Le chef du gouvernement a replacé ces attaques dans une perspective historique plus large. À ses yeux, les accusations portées aujourd’hui contre Israël s’inscrivent dans une continuité de calomnies visant le peuple juif depuis des siècles. Il a également dénoncé ce qu’il considère comme une exigence morale disproportionnée imposée à Israël dans le cadre du conflit israélo-palestinien, estimant que peu de nations seraient jugées selon des critères aussi stricts en situation de guerre.
Concernant la situation sécuritaire actuelle, Netanyahu a reconnu qu’un cessez-le-feu durable avec le Hamas pourrait contribuer à apaiser une partie des critiques internationales. Selon lui, l’intensité des combats favorise la diffusion de récits simplifiés, dans lesquels la vérification des faits cède le pas à l’émotion et aux slogans.
L’entretien a également porté sur la menace iranienne et les manifestations qui secouent actuellement l’Iran. Netanyahu a précisé qu’un changement de régime à Téhéran ne constituait pas un objectif israélien en soi, mais qu’il pourrait résulter des dynamiques internes provoquées par les récents événements. Il a rappelé l’impact des frappes conjointes menées par Israël et les États-Unis en juin 2025, qui auraient fortement affaibli les capacités nucléaires iraniennes et modifié l’équilibre régional.
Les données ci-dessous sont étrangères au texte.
PS_HD int nt_skip(const BtHot &h, NLane &L, const BtMem &m, int mode, int rem, NtSkip &sk)
{
    sk.ck = NT_NO_SKIP; sk.cl = 0;
    const int len = nl_len(L), i1 = nw_i(L.wa);
    const int d = nt_depth(len, L.wa, L.wb);
    int t = (int)h.skip_levels - 1 - d;
    t = t > NT_SKIP_MAX ? NT_SKIP_MAX : t;
    t = t > i1 - 1 ? i1 - 1 : t;
    const int mleft = (int)(ps_mul24((uint32_t)rem, h.inv_c_min) >> 16);
    const uint32_t cap = (L.ctl & NL_BIG) ? h.big_cap : h.pool_cap;
    if (mode != M_EXPAND || t <= 0 || mleft == 0 || nl_bump(L) + 9u > cap) return mode;
    const uint32_t e = (uint32_t)(i1 - 1);
    const uint32_t *cw32 = reinterpret_cast<const uint32_t *>(m.cw);
    const int w0 = (int)(e >> 2);
    const uint32_t x0 = cw32[w0], x1 = cw32[w0 > 0 ? w0 - 1 : 0];
    const int r0 = len - i1;
    const int qb = r0 >> 4, qb_last = ((len + 15) >> 4) - 1;
    const uint32_t rb_lo = m.rb[qb], rb_hi = m.rb[qb < qb_last ? qb + 1 : qb_last];
    uint32_t nlo, nhi;
    if (lm_nmask_in_regs(h.len())) { const bool up = r0 >= 32; nlo = up ? L.rn1 : L.rn0; nhi = up ? 0u : L.rn1; }
    else { const int qn = r0 >> 5, qn_last = ((len + 31) >> 5) - 1; nlo = m.rn[qn]; nhi = m.rn[qn < qn_last ? qn + 1 : qn_last]; }
    const uint32_t sum = (nt_bytes_below(x0, x1, e) & 0x7f7f7f7fu) + nt_ge_key(mleft);
    uint32_t barren = sum & 0x80808080u;
    const uint32_t kills = (sum - 0x01010101u) & 0x80808080u;
    if (h.use_seed()) {
        const int off = len - h.seed_len(), ii = (int)e - off;
        const uint32_t vs = (uint32_t)((off > 0 && ii > 0) ? ii : 0);
        const int e_un = nl_max_units(L) - rem, srem = h.seed_units() - e_un;
        const int m_seed = srem <= 0 ? 0 : (int)(ps_mul24((uint32_t)srem, h.inv_c_min) >> 16);
        const uint32_t *cs32 = reinterpret_cast<const uint32_t *>(m.csw);
        const int s0 = (int)(vs >> 2);
        const uint32_t y0 = cs32[s0], y1 = cs32[s0 > 0 ? s0 - 1 : 0];
        const uint32_t valid = vs >= 4u ? 0xFFFFFFFFu : ~(0xFFFFFFFFu >> (8u * vs));
        barren |= ((nt_bytes_below(y0, y1, vs) & 0x7f7f7f7fu) + nt_ge_key(m_seed)) & valid & 0x80808080u;
    }
    const int run = (int)(nt_clz(barren ^ 0x80808080u) >> 3);
    t = t > run ? run : t;
    if (t == 0) return mode;
    const bool dead = (int)(nt_clz(kills) >> 3) < t || (nt_bits_from(nhi, nlo, (uint32_t)(r0 & 31)) & ((1u << t) - 1u)) != 0u;
    uint32_t y = nt_brev(nt_bits_from(rb_hi, rb_lo, (uint32_t)(2 * (r0 & 15))));
    y = ((y & 0x55555555u) << 1) | ((y >> 1) & 0x55555555u);
    const uint32_t sidx = (L.kr << (2 * t)) | (~y >> (32 - 2 * t));
    const uint32_t c = sidx & 3u;
    const uint32_t *ps = h.jump + (size_t)((jump_level_off(d + t - 1) + (sidx >> 2)) * (uint32_t)PS_JUMP_SLOT_WORDS + 2u * c);
#ifdef __HIP_DEVICE_COMPILE__
    const ps_u32x2 v = *PS_AS_GLOBAL(ps_u32x2, ps);
    sk.ck = v.x; sk.cl = v.y;
#else
    sk.ck = ps[0]; sk.cl = ps[1];
#endif
    L.kr = sidx;
    L.wa = (L.wa & NW_KEEP) + (uint32_t)(i1 - t);
    L.wb = (L.wb & ~NW_C_MASK) | (c << 6);
    if (dead) L.ctl = nl_set_mode(L.ctl, M_POP);
    return dead ? 0 : mode;
}
PS_HD int nt_skip_land(NLane &L, const NtSkip &sk, int mode)
{
    if (sk.ck == NT_NO_SKIP) return mode;
    if (sk.ck >= sk.cl) { L.ctl = nl_set_mode(L.ctl, M_POP); return 0; }
    L.lr = sk.cl - sk.ck;
    return mode;
}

Selon le Premier ministre, la combinaison d’un revers militaire significatif et d’une gestion intérieure qu’il juge désastreuse — notamment l’investissement massif dans des réseaux hostiles à l’étranger au détriment de la population — fragilise le pouvoir iranien. Il estime que ces facteurs pourraient créer une fenêtre historique, dans laquelle la contestation interne prendrait une ampleur décisive. Netanyahu a toutefois insisté sur un principe de retenue : Israël, selon lui, n’a pas vocation à intervenir directement dans les mouvements populaires iraniens.
Il a conclu sur une note de vigilance stratégique, affirmant qu’Israël observerait attentivement l’évolution de la situation. En cas d’attaque directe iranienne, a-t-il averti, la riposte serait sévère. Pour le reste, il a rappelé que les transformations politiques durables sont celles qui émergent de l’intérieur des sociétés concernées.
Pour Benjamin Netanyahu et les responsables israéliens, une réalité s’est imposée avec netteté : l’aide américaine n’est jamais dénuée de contreparties. La guerre à Gaza a mis en lumière une dépendance structurelle d’Israël vis-à-vis des armements des États-Unis, tant pour les munitions que pour les pièces détachées et certains équipements critiques. Au cours du conflit, Washington a à plusieurs reprises ralenti ou bloqué des livraisons sensibles. Dans le même temps, des sous-traitants situés hors des États-Unis ont également suspendu leurs exportations, notamment aux Pays-Bas et au Royaume-Uni, accentuant les vulnérabilités logistiques israéliennes.
Cette séquence a servi de révélateur stratégique : en période de guerre, l’autonomie industrielle et militaire devient un facteur déterminant de souveraineté. Pour Israël, gagner en indépendance ne relève donc plus seulement d’un choix politique, mais d’une nécessité opérationnelle. Parallèlement, l’environnement diplomatique régional évolue, et l’État hébreu ne se trouve peut-être plus systématiquement en position prioritaire dans les arbitrages internationaux. Reste que cette transition sera longue et complexe. Après des décennies de soutien massif américain, bâtir une véritable autonomie exigera des investissements considérables, des réorganisations industrielles profondes et une patience stratégique à l’épreuve du temps.